Provided data Block Start

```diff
@@ -118,6 +118,39 @@
 __device__ __forceinline__ f32x4 wino_sub4(f32x4 a, f32x4 b) {
     const f32x2 lo = wino_pk_sub(a.lo, b.lo), hi = wino_pk_sub(a.hi, b.hi);
     return f32x4{lo.x, lo.y, hi.x, hi.y};
+}
+#if defined(__HIP_DEVICE_COMPILE__)
+__device__ __forceinline__ float wino_add1(float a, float b) {
+    float r;
+    asm("v_add_f32 %0, %1, %2" : "=v"(r) : "v"(a), "v"(b));
+    return r;
+}
+__device__ __forceinline__ float wino_sub1(float a, float b) {
+    float r;
+    asm("v_sub_f32 %0, %1, %2" : "=v"(r) : "v"(a), "v"(b));
+    return r;
+}
+__device__ __forceinline__ float wino_nadd1(float a, float b) {
+    float r;
+    asm("v_sub_f32 %0, -%1, %2" : "=v"(r) : "v"(a), "v"(b));
+    return r;
+}
+#else
+__host__ __device__ inline float wino_add1(float a, float b) { return a + b; }
+__host__ __device__ inline float wino_sub1(float a, float b) { return a - b; }
+__host__ __device__ inline float wino_nadd1(float a, float b) { return -a - b; }
+#endif
+template <int N>
+__device__ __forceinline__ void wino_acc_fence(f32x16 (&c)[N]) {
+#if defined(__HIP_DEVICE_COMPILE__)
+    static_assert(N == 6 || N == 8, "2 PB accumulator tiles");
+    if constexpr (N == 8)
+        asm volatile("s_nop 15\n\ts_nop 3" : "+v"(c[0]), "+v"(c[1]), "+v"(c[2]), "+v"(c[3]), "+v"(c[4]), "+v"(c[5]), "+v"(c[6]), "+v"(c[7]));
+    else
+        asm volatile("s_nop 15\n\ts_nop 3" : "+v"(c[0]), "+v"(c[1]), "+v"(c[2]), "+v"(c[3]), "+v"(c[4]), "+v"(c[5]));
+#else
+    (void)c;
+#endif
 }
 
 struct WinoBlock {
@@ -213,7 +246,7 @@
     constexpr int NH = WIDE ? 2 : 1;
     constexpr int kOffA = TA == 2 ? 1 : 0, kOffB = TB == 2 ? 1 : 0;
     static_assert(CHAIN == 0 || !WIDE, "the chained form passes one wave's weight fragments between the components");
-    const int tid = threadIdx.x, lane = tid & 63, wave = tid >> 6;
+    const int tid = threadIdx.x, lane = tid & 63, wave = wave_uniform(tid >> 6);
     const int mh = wave & 1, nh = WIDE ? 0 : (wave >> 1) & 1, ph = WIDE ? wave >> 1 : wave >> 2, m = lane & 31, h = lane >> 5;
     int li, lty, ltx;
     wino_tile<GEOM>(mh, m, li, lty, ltx);
@@ -282,7 +315,7 @@
             const int ob = fB(s2 + kOffB);
             if (i == 0) raw[s2] = plane[offA0 + ob];
             else if (TA == 3) raw[s2] = plane[offA1 + ob];
-            raw[PB + s2] = plane[offA2 + ob];
+            if (i == 0) raw[PB + s2] = plane[offA2 + ob];
         }
     };
     auto step_a = [&](int i, const f32x4 (&raw)[2 * PB], f32x4 (&w)[PB]) {
@@ -378,66 +411,79 @@
             uout[p] = buffer_load4_s(nrs, nlane + (p % NPB) * 1024u, next_two_rows ? (p / NPB) * NPB * 1024u : (p / NPB) * (NNP * 1024u));
     }
     buf0 = (buf0 + nst) & 1;
-
-    auto partial = [&](int n2, int r, float (&y)[4]) {
-        float q0[PB], q1[PB];
-#pragma unroll
-        for (int j = 0; j < PB; ++j) {
-            const float mA = acc[n2][j][r], mB = acc[n2][PB + j][r];
-            if (ph == 0) { q0[j] = mA + mB; q1[j] = mB; }
-            else if (TA == 3) { q0[j] = mA; q1[j] = -mA - mB; }
-            else { q0[j] = 0.f; q1[j] = -mA; }
-        }
-        float t[4];
-        if (TB == 3) {
-            t[0] = q0[0] + q0[1] + q0[2];
-            t[1] = q0[1] - q0[2] - q0[3];
-            t[2] = q1[0] + q1[1] + q1[2];
-            t[3] = q1[1] - q1[2] - q1[3];
-        } else {
-            t[0] = q0[0] + q0[1];
-            t[1] = q0[1] - q0[2];
-            t[2] = q1[0] + q1[1];
-            t[3] = q1[1] - q1[2];
-        }
-        y[0] = t[0];
-        y[1] = SWAP ? t[2] : t[1];
-        y[2] = SWAP ? t[1] : t[2];
-        y[3] = t[3];
-    };
-    f32x4 yv[NH][16];
-#pragma unroll
-    for (int n2 = 0; n2 < NH; ++n2)
-#pragma unroll
-        for (int r = 0; r < 16; ++r) {
-            float y[4];
-            partial(n2, r, y);
-            yv[n2][r] = f32x4{y[0], y[1], y[2], y[3]};
-        }
-#pragma unroll
-    for (int round = 0; round < 2; ++round) {
-#pragma unroll
-        for (int n2 = 0; n2 < NH; ++n2) {
-            f32x4* xq = reinterpret_cast<f32x4*>(xch_all) + (size_t)(mh + 2 * (nh + n2)) * 16 * 64 + lane;
-            if (ACCUMULATE || round == 1) {
-                f32x4 old[8];
-#pragma unroll
-                for (int e = 0; e < 8; ++e) old[e] = ph == round ? xq[(2 * e) * 64] : xq[(2 * e + 1) * 64];
-#pragma unroll
-                for (int e = 0; e < 8; ++e) {
-                    if (ph == round) xq[(2 * e) * 64] = old[e] + yv[n2][2 * e];
-                    else xq[(2 * e + 1) * 64] = old[e] + yv[n2][2 * e + 1];
-                }
+#pragma unroll
+    for (int n2 = 0; n2 < NH; ++n2) wino_acc_fence(acc[n2]);
+
+    auto drain = [&](auto ph_tag) {
+        constexpr int PH = decltype(ph_tag)::value;
+        auto partial = [&](int n2, int r, float (&y)[4]) {
+            constexpr bool kNoQ0 = PH == 1 && TA == 2;
+            float q0[PB], q1[PB];
+#pragma unroll
+            for (int j = 0; j < PB; ++j) {
+                const float mA = acc[n2][j][r], mB = acc[n2][PB + j][r];
+                if (PH == 0) { q0[j] = wino_add1(mA, mB); q1[j] = mB; }
+                else if (TA == 3) { q0[j] = mA; q1[j] = wino_nadd1(mA, mB); }
+                else { q0[j] = 0.f; q1[j] = -mA; }
+            }
+            float t[4];
+            if (TB == 3) {
+                t[0] = kNoQ0 ? 0.f : wino_add1(wino_add1(q0[0], q0[1]), q0[2]);
+                t[1] = kNoQ0 ? 0.f : wino_sub1(wino_sub1(q0[1], q0[2]), q0[3]);
+                t[2] = wino_add1(wino_add1(q1[0], q1[1]), q1[2]);
+                t[3] = wino_sub1(wino_sub1(q1[1], q1[2]), q1[3]);
             } else {
-#pragma unroll
-                for (int e = 0; e < 8; ++e) {
-                    if (ph == round) xq[(2 * e) * 64] = yv[n2][2 * e];
-                    else xq[(2 * e + 1) * 64] = yv[n2][2 * e + 1];
+                t[0] = kNoQ0 ? 0.f : wino_add1(q0[0], q0[1]);
+                t[1] = kNoQ0 ? 0.f : wino_sub1(q0[1], q0[2]);
+                t[2] = wino_add1(q1[0], q1[1]);
+                t[3] = wino_sub1(q1[1], q1[2]);
+            }
+            y[0] = t[0];
+            y[1] = SWAP ? t[2] : t[1];
+            y[2] = SWAP ? t[1] : t[2];
+            y[3] = t[3];
+        };
+        f32x4 yv[NH][16];
+#pragma unroll
+        for (int n2 = 0; n2 < NH; ++n2)
+#pragma unroll
+            for (int r = 0; r < 16; ++r) {
+                float y[4];
+                partial(n2, r, y);
+                yv[n2][r] = f32x4{y[0], y[1], y[2], y[3]};
+            }
+#ifdef AAE_WINO_STAMPS
+        AAE_WINO_STAMP(a, 48 + 4 * kPhaseNo + 0);
+#endif
+#pragma unroll
+        for (int round = 0; round < 2; ++round) {
+            const int par = PH == round ? 0 : 1;
+#pragma unroll
+            for (int n2 = 0; n2 < NH; ++n2) {
+                f32x4* xq = reinterpret_cast<f32x4*>(xch_all) + (size_t)(mh + 2 * (nh + n2)) * 16 * 64 + lane;
+                if (ACCUMULATE || round == 1) {
+                    f32x4 old[8];
+#pragma unroll
+                    for (int e = 0; e < 8; ++e) old[e] = xq[(2 * e + par) * 64];
+#pragma unroll
+                    for (int e = 0; e < 8; ++e) xq[(2 * e + par) * 64] = old[e] + yv[n2][2 * e + par];
+                } else {
+#pragma unroll
+                    for (int e = 0; e < 8; ++e) xq[(2 * e + par) * 64] = yv[n2][2 * e + par];
                 }
             }
-        }
-        __syncthreads();
-    }
+#ifdef AAE_WINO_STAMPS
+            asm volatile("s_waitcnt lgkmcnt(0)" ::: "memory");
+            AAE_WINO_STAMP(a, 48 + 4 * kPhaseNo + 1 + 2 * round);
+#endif
+            if (round == 0 || !(CHAIN & 2) || nst < 2) __syncthreads();
+#ifdef AAE_WINO_STAMPS
+            if (round == 0) AAE_WINO_STAMP(a, 48 + 4 * kPhaseNo + 2);
+#endif
+        }
+    };
+    if (ph == 0) drain(std::integral_constant<int, 0>());
+    else drain(std::integral_constant<int, 1>());
     AAE_WINO_STAMP(a, 4 * kPhaseNo + 3);
 }
 
```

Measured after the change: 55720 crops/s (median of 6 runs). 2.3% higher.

Provided data Block End

## Problem to solve
Your reply should hold every line from the data that contains "threadIdx", copied in full.

## Result for this task
-    const int tid = threadIdx.x, lane = tid & 63, wave = tid >> 6;
+    const int tid = threadIdx.x, lane = tid & 63, wave = wave_uniform(tid >> 6);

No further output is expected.